Impopulares devaluaciones e impuestos asoman ya a un panorama económico en el que, más que nunca, Venezuela es un estado monoproductor que depende en un 90% de los ingresos petroleros. La capacidad importadora del país se verá fatalmente reducida. Sumado al acorralamiento del sector productivo privado, ello augura un grave desabastecimiento alimentario.
En el pasado reciente, Chávez no ha mostrado respeto alguno por los resultados electorales que le han sido adversos. Asimismo, ha hecho de cada elección un plebiscito en torno a su persona. De ganar el “Sí”, la oposición teme, con razón, que Chávez interprete esa victoria como un mandato para ir a toda máquina hacia un régimen decididamente dictatorial.

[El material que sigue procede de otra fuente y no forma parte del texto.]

template <int THREADS>
__device__ __forceinline__ void table_plan_trajectory(const PlanArgs& a, const int t, unsigned char* sm) {
    constexpr int QUADS = THREADS / 4;
    const int M = a.M, LV = a.LV, L = a.L, D = a.D, W = M >> 5;
    uint32_t* keys = reinterpret_cast<uint32_t*>(sm);
    float* x = reinterpret_cast<float*>(keys + M);
    unsigned* bits = reinterpret_cast<unsigned*>(x + M);
    int* wpre = reinterpret_cast<int*>(bits + 3 * W);
    int* cnt = wpre + W + 2;
    uint16_t* idx = reinterpret_cast<uint16_t*>(cnt + 4 * LV + 8);
    uint16_t* byr = idx + 3 * M;
    uint8_t* lv = reinterpret_cast<uint8_t*>(byr + 3 * LV);
    __shared__ int s_n, s_ovf, s_warp[THREADS / 32];
    __shared__ unsigned s_piece;

    const int tid = threadIdx.x, lane = tid & 31, warp = tid >> 5, ql = tid & 3;
    const unsigned qmask = 0xFu << (lane & ~3);
    int* hdr = a.hdr + (size_t)t * kFusedHdrW;
    auto give_up = [&]() {
        if (tid == 0) {
            if (a.retry != nullptr) {
                hdr[0] = kFusedFlagRetry;
                a.retry[atomicAdd(a.n_retry, 1)] = t;
            } else {
                hdr[0] = kFusedFlagOverflow;
                *a.overflow = 1;
            }
        }
    };
    const int last = a.last_nodes[t];
    const bool last_ok = last >= 0 && last < a.N;
    const unsigned c0 = last_ok ? a.cone_ptr[last] : 0u;
    const int m = last_ok ? (int)(a.cone_ptr[last + 1] - c0) : 0;
    if (m > M) {
        give_up();
        return;
    }
    const int Wm = (m + 31) >> 5;
    for (int i = tid; i < m; i += THREADS) {
        const uint32_t k = a.cone_ent[c0 + i];
        keys[i] = k & kEdgeMask;
        lv[i] = (uint8_t)(k >> 30);
        x[i] = 0.f;
        idx[i] = idx[M + i] = idx[2 * M + i] = (uint16_t)kNoRow;
    }
    for (int w = tid; w < Wm; w += THREADS) bits[w] = bits[W + w] = bits[2 * W + w] = 0u;
    if (tid == 0) s_ovf = 0;
    const unsigned* rp = a.tb_rowptr + c0 + (last_ok ? last : 0);
    const int2* ent = a.tb_ent + (last_ok ? a.node_off[last] : 0ull);
    const int fp0 = a.traj_ptr[t], fp1 = a.traj_ptr[t + 1];
    __syncthreads();
    auto rank_live = [&](int l) -> int {
        __syncthreads();
        const unsigned* bl = bits + (l - 1) * W;
        uint16_t* il = idx + (l - 1) * M;
        uint16_t* byrank = byr + (l - 1) * LV;
        if (warp == 0) {
            int run = 0;
            for (int base = 0; base < Wm; base += 32) {
                const int w = base + lane < Wm ? __popc(bl[base + lane]) : 0;
                int inc = w;
#pragma unroll
                for (int o = 1; o < 32; o <<= 1) {
                    const int v = __shfl_up_sync(0xffffffffu, inc, o);
                    if (lane >= o) inc += v;
                }
                if (base + lane < Wm) wpre[base + lane] = run + inc - w;
                run += __shfl_sync(0xffffffffu, inc, 31);
            }
            if (lane == 0) {
                s_n = run;
                if (run > LV) s_ovf = 1;
            }
        }
        __syncthreads();
        const int n = s_n;
        if (n <= LV)
            for (int j = tid; j < m; j += THREADS) {
                const unsigned wd = bl[j >> 5];
                if ((wd >> (j & 31)) & 1u) {
                    const int r = wpre[j >> 5] + __popc(wd & ((1u << (j & 31)) - 1u));
                    il[j] = (uint16_t)r;
                    byrank[r] = (uint16_t)j;
                }
            }
        return n;
    };

    for (int p = fp0 + tid; p < fp1; p += THREADS) {
        const int eo = a.flow_edge[p];
        if (eo < 0 || eo >= a.E) continue;
        const uint32_t e = (uint32_t)a.rank[eo];
        int lo = 0, hi = m;
        while (lo < hi) {
            const int mid = (lo + hi) >> 1;
            if (keys[mid] < e) lo = mid + 1;
            else hi = mid;
        }
        if (lo >= m || keys[lo] != e) continue;
        const float v = a.flow_val[p];
        x[lo] = v;
        if (v == 0.f) continue;
        const unsigned q1 = rp[lo + 1];
        for (unsigned q = rp[lo]; q < q1; ++q) {
            const int j = ent[q].x & 0xFFFF;
            if (lv[j] >= 1) atomicOr(&bits[j >> 5], 1u << (j & 31));
        }
    }
    int n_l[kFusedMaxL + 2] = {0, 0, 0, 0, 0};
    int pbF[kFusedMaxL + 2] = {0, 0, 0, 0, 0}, pbT[kFusedMaxL + 2] = {0, 0, 0, 0, 0}, rbase[kFusedMaxL + 2] = {0, 0, 0, 0, 0};
    int n_prog_rows = 0, n_rows = 0, ptr_words = 0;
    n_l[1] = rank_live(1);
    for (int s = 1; s <= L && !s_ovf; ++s) {
        __syncthreads();
        const int ns = n_l[s];
        rbase[s] = n_rows;
        n_rows += ns;
        if (s >= 2) {
            pbF[s] = n_prog_rows;
            n_prog_rows += ns;
            ptr_words += align2(ns + 1);
        }
        if (s < L) {
            pbT[s] = n_prog_rows;
            n_prog_rows += ns;
            ptr_words += align2(ns + 1);
        }
        if (s == 1 && L == 1) break;
        const uint16_t* brow = byr + (s - 1) * LV;
        const uint16_t* idx_prev = idx + (s >= 2 ? s - 2 : 0) * M;
        unsigned* bn = bits + (s < L ? s : 0) * W;
        int* cF = cnt + pbF[s];
        int* cT = cnt + pbT[s];
        const int lnext = s + 1;
        for (int r = tid >> 2; r < ns; r += QUADS) {
            const int i = brow[r];
            const unsigned q1 = rp[i + 1];
            int f = 0, tr = 0;
            for (unsigned q = rp[i] + ql; q < q1; q += 4) {
                const int j = ent[q].x & 0xFFFF;
                if (s >= 2 && idx_prev[j] != (uint16_t)kNoRow) ++f;
                if (s < L && lv[j] >= lnext) {
                    ++tr;
                    atomicOr(&bn[j >> 5], 1u << (j & 31));
                }
            }
            f += __shfl_xor_sync(qmask, f, 1);
            f += __shfl_xor_sync(qmask, f, 2);
            tr += __shfl_xor_sync(qmask, tr, 1);
            tr += __shfl_xor_sync(qmask, tr, 2);
            if (ql == 0) {
                if (s >= 2) cF[r] = f;
                if (s < L) cT[r] = tr;
            }
        }
        if (s < L) n_l[s + 1] = rank_live(s + 1);
    }
    __syncthreads();
    if (s_ovf) {
        give_up();
        return;
    }
    for (int s = L + 1; s <= kFusedMaxL + 1; ++s) rbase[s] = n_rows;
    auto layer_of = [&](int row) { return row < rbase[2] ? 1 : (row < rbase[3] ? 2 : 3); };
    const unsigned pp0 = last_ok ? a.pair_ptr[last] : 0u;
    const int total_pairs = last_ok ? (int)(a.pair_ptr[last + 1] - pp0) : 0;
    const int fixed_words = align2(3 * n_l[1]) + align2(D + 1) + 2 * total_pairs + ptr_words;
    int total_ent;
    {
        const int n = n_prog_rows;
        const int per = (n + THREADS - 1) / THREADS;
        const int lo = min(n, tid * per), hi = min(n, lo + per);
        int sum = 0;
        for (int i = lo; i < hi; ++i) sum += cnt[i];
        int inc = sum;
#pragma unroll
        for (int o = 1; o < 32; o <<= 1) {
            const int v = __shfl_up_sync(0xffffffffu, inc, o);
            if (lane >= o) inc += v;
        }
        if (lane == 31) s_warp[warp] = inc;
        __syncthreads();
        int base = 0, total = 0;
#pragma unroll
        for (int w = 0; w < THREADS / 32; ++w) {
            const int v = s_warp[w];
            if (w < warp) base += v;
            total += v;
        }
        int run = base + inc - sum;
        for (int i = lo; i < hi; ++i) {
            const int v = cnt[i];
            cnt[i] = run;
            run += v;
        }
        if (tid == 0) {
            cnt[n] = total;
            const unsigned long long w = (unsigned long long)(fixed_words + 2 * total);
            const unsigned long long o = atomicAdd(a.bump, w);
            if (o + w > a.arena_words) {
                s_ovf = 2;
                s_piece = 0u;
            } else {
                s_piece = (unsigned)o;
            }
        }
        __syncthreads();
        total_ent = total;
    }
    if (s_ovf) {
        if (tid == 0) {
            hdr[0] = kFusedFlagOverflow;
            *a.overflow = 1;
        }
        return;
    }
    const unsigned off_l1 = s_piece;
    const unsigned off_ro = off_l1 + (unsigned)align2(3 * n_l[1]);
    unsigned off_f[kFusedMaxL + 2] = {0, 0, 0, 0, 0}, off_b[kFusedMaxL + 2] = {0, 0, 0, 0, 0};
    int tot_f[kFusedMaxL + 2] = {0, 0, 0, 0, 0}, tot_b[kFusedMaxL + 2] = {0, 0, 0, 0, 0};
    {
        unsigned o = off_ro + (unsigned)(align2(D + 1) + 2 * total_pairs);
        for (int s = 1; s <= L; ++s) {
            if (s >= 2) {
                off_f[s] = o;
                tot_f[s] = cnt[pbF[s] + n_l[s]] - cnt[pbF[s]];
                o += (unsigned)(align2(n_l[s] + 1) + 2 * tot_f[s]);
            }
            if (s < L) {
                off_b[s + 1] = o;
                tot_b[s + 1] = cnt[pbT[s] + n_l[s]] - cnt[pbT[s]];
                o += (unsigned)(align2(n_l[s] + 1) + 2 * tot_b[s + 1]);
            }
        }
    }
    (void)total_ent;
    for (int s = 1; s <= L; ++s) {
        const int ns = n_l[s];
        if (s >= 2) {
            int* pF = reinterpret_cast<int*>(a.arena + off_f[s]);
            const int b0 = cnt[pbF[s]];
            for (int r = tid; r <= ns; r += THREADS) pF[r] = cnt[pbF[s] + r] - b0;
        }
        if (s < L) {
            int* pT = reinterpret_cast<int*>(a.arena + off_b[s + 1]);
            const int b0 = cnt[pbT[s]];
            for (int r = tid; r <= ns; r += THREADS) pT[r] = cnt[pbT[s] + r] - b0;
        }
    }
    {
        float* l1dst = reinterpret_cast<float*>(a.arena + off_l1);
        for (int row = tid >> 2; row < n_rows; row += QUADS) {
            const int s = layer_of(row), r = row - rbase[s];
            const int i = byr[(s - 1) * LV + r];
            const uint16_t* idx_prev = idx + (s >= 2 ? s - 2 : 0) * M;
            const uint16_t* idx_next = idx + (s < L ? s : 0) * M;
            int2* eF = reinterpret_cast<int2*>(a.arena + off_f[s] + align2(n_l[s] + 1));
            int2* eT = reinterpret_cast<int2*>(a.arena + off_b[s < L ? s + 1 : 0] + align2(n_l[s] + 1));
            int baseF = s >= 2 ? cnt[pbF[s] + r] - cnt[pbF[s]] : 0, baseT = s < L ? cnt[pbT[s] + r] - cnt[pbT[s]] : 0;
            const unsigned q0r = rp[i], q1 = rp[i + 1];
            float a1 = 0.f, a2 = 0.f;
            for (unsigned q0 = q0r; q0 < q1; q0 += 4) {
                const unsigned q = q0 + ql;
                uint32_t rf = kNoRow, rt = kNoRow;
                int2 en = make_int2(0, 0);
                if (q < q1) {
                    en = ent[q];
                    const int j = en.x & 0xFFFF;
                    if (s >= 2) rf = idx_prev[j];
                    if (s < L) rt = idx_next[j];
                    if (s == 1) {
                        const float xj = x[j];
                        if (xj != 0.f) {
                            a1 = fmaf((float)(short)(en.y & 0xffff), xj, a1);
                            a2 = fmaf((float)(en.y >> 16), xj, a2);
                        }
                    }
                }
                const uint32_t own = (uint32_t)en.x & 0x80000000u;
                if (s >= 2) {
                    const unsigned b = (__ballot_sync(qmask, rf != kNoRow) >> (lane & ~3)) & 0xFu;
                    if (rf != kNoRow) eF[baseF + __popc(b & ((1u << ql) - 1u))] = make_int2((int)(rf | own), en.y);
                    baseF += __popc(b);
                }
                if (s < L) {
                    const unsigned b = (__ballot_sync(qmask, rt != kNoRow) >> (lane & ~3)) & 0xFu;
                    if (rt != kNoRow) eT[baseT + __popc(b & ((1u << ql) - 1u))] = make_int2((int)(rt | own), en.y);
                    baseT += __popc(b);
                }
            }
            if (s == 1) {
#pragma unroll
                for (int o = 1; o < 4; o <<= 1) {
                    a1 += __shfl_xor_sync(qmask, a1, o);
                    a2 += __shfl_xor_sync(qmask, a2, o);
                }
                if (ql == 0) {
                    l1dst[3 * r + 0] = x[i];
                    l1dst[3 * r + 1] = a1;
                    l1dst[3 * r + 2] = a2;
                }
            }
        }
    }
    {
        const uint16_t* idxL = idx + (L - 1) * M;
        int* pdst = reinterpret_cast<int*>(a.arena + off_ro);
        int2* edst = reinterpret_cast<int2*>(a.arena + off_ro + align2(D + 1));
        for (int j = tid; j <= D; j += THREADS) pdst[j] = last_ok ? a.pair_off[(size_t)last * (D + 1) + j] : 0;
        for (int i = tid; i < total_pairs; i += THREADS) {
            const int2 pr = a.tb_pairs[pp0 + i];
            const uint32_t li = (uint32_t)pr.x & 0xFFFFu;
            const uint32_t r = li != kNoRow ? (uint32_t)idxL[li] : kNoRow;
            edst[i] = make_int2((int)(r | ((uint32_t)pr.x & 0xFFFF0000u)), pr.y);
        }
    }
    if (tid == 0) {
        hdr[0] = 0;
        for (int l = 1; l <= kFusedMaxL; ++l) hdr[l] = l <= L ? n_l[l] : 0;
        hdr[4] = (int)off_l1;
        for (int l = 2; l <= kFusedMaxL; ++l) {
            hdr[5 + (l - 2)] = (int)off_f[l];
            hdr[7 + (l - 2)] = (int)off_b[l];
        }
        hdr[9] = (int)off_ro;
        hdr[10] = total_pairs;
        hdr[11] = m;
        hdr[12] = tot_f[2];
        hdr[13] = fp1 - fp0;
        hdr[14] = tot_f[3];
        hdr[15] = min(tot_b[2], 0xFFFF) | (min(tot_b[3], 0xFFFF) << 16);
    }
}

Con cuatro años todavía por delante para terminar su actual período gubernamental, el resultado del referéndum puede parecer irrelevante. Pero no hay duda de que una victoria del “No” supondría para Chávez el inicio de una crisis política en el seno de su coalición militar y civil, a propósito de la sucesión.
En círculos gubernamentales se habla con insistencia de que, ante una derrota, Chávez podría convocar una Asamblea Constituyente redactora de una nueva Carta Magna que contemple la reelección indefinida.
Con una oposición que al fin ha desechado el abstencionismo por inconducente y que, de imponerse, saldría moralizada y convencida del voto, ese escenario demencial no parece creíble. Lo que sí parece seguro es que tengamos más de lo mismo: arbitrariedad, “cadenas” televisivas, “Aló, Presidente”, criminalización de la protesta y acoso a los medios y a los periodistas independientes.
Y al día siguiente, sea que gane el “Sí” o que gane el “No”, las barriadas venezolanas seguirán siendo víctimas de la criminalidad y la inflación. Nada hace pensar que cesarán los linchamientos.
Qué es lo que votan este domingo los venezolanos
A partir de las 5:30 de la mañana y hasta las 6 de la tarde, 16,8 millones de venezolanos tendrán la oportunidad de escoger si quieren o no que los funcionarios en cargos de elección popular —incluido el Presidente— se puedan presentar a elecciones las veces que a bien tengan.
Aunque la Comisión Electoral determinó horas específicas de cierre, según fuentes oficiales, la votación se podría extender más allá de ese horario en las mesas en las que existan electores por sufragar. Se espera que la afluencia sea masiva.
En estos comicios serán usadas más de 12.000 máquinas denominadas “caza-huellas”, con que las autoridades buscan evitar que algún elector vote más de una vez.
El conteo de los votos se hará de forma automática. Se esperan las primeras tendencias oficiales cerca de la medianoche. Cerca de 140.000 militares están a cargo de la seguridad y la logística en el proceso.
* Escritor venezolano. Publica artículos en ‘The Washington Post’, ‘Foreign Policy’ y ‘El Nacional’, entre otros.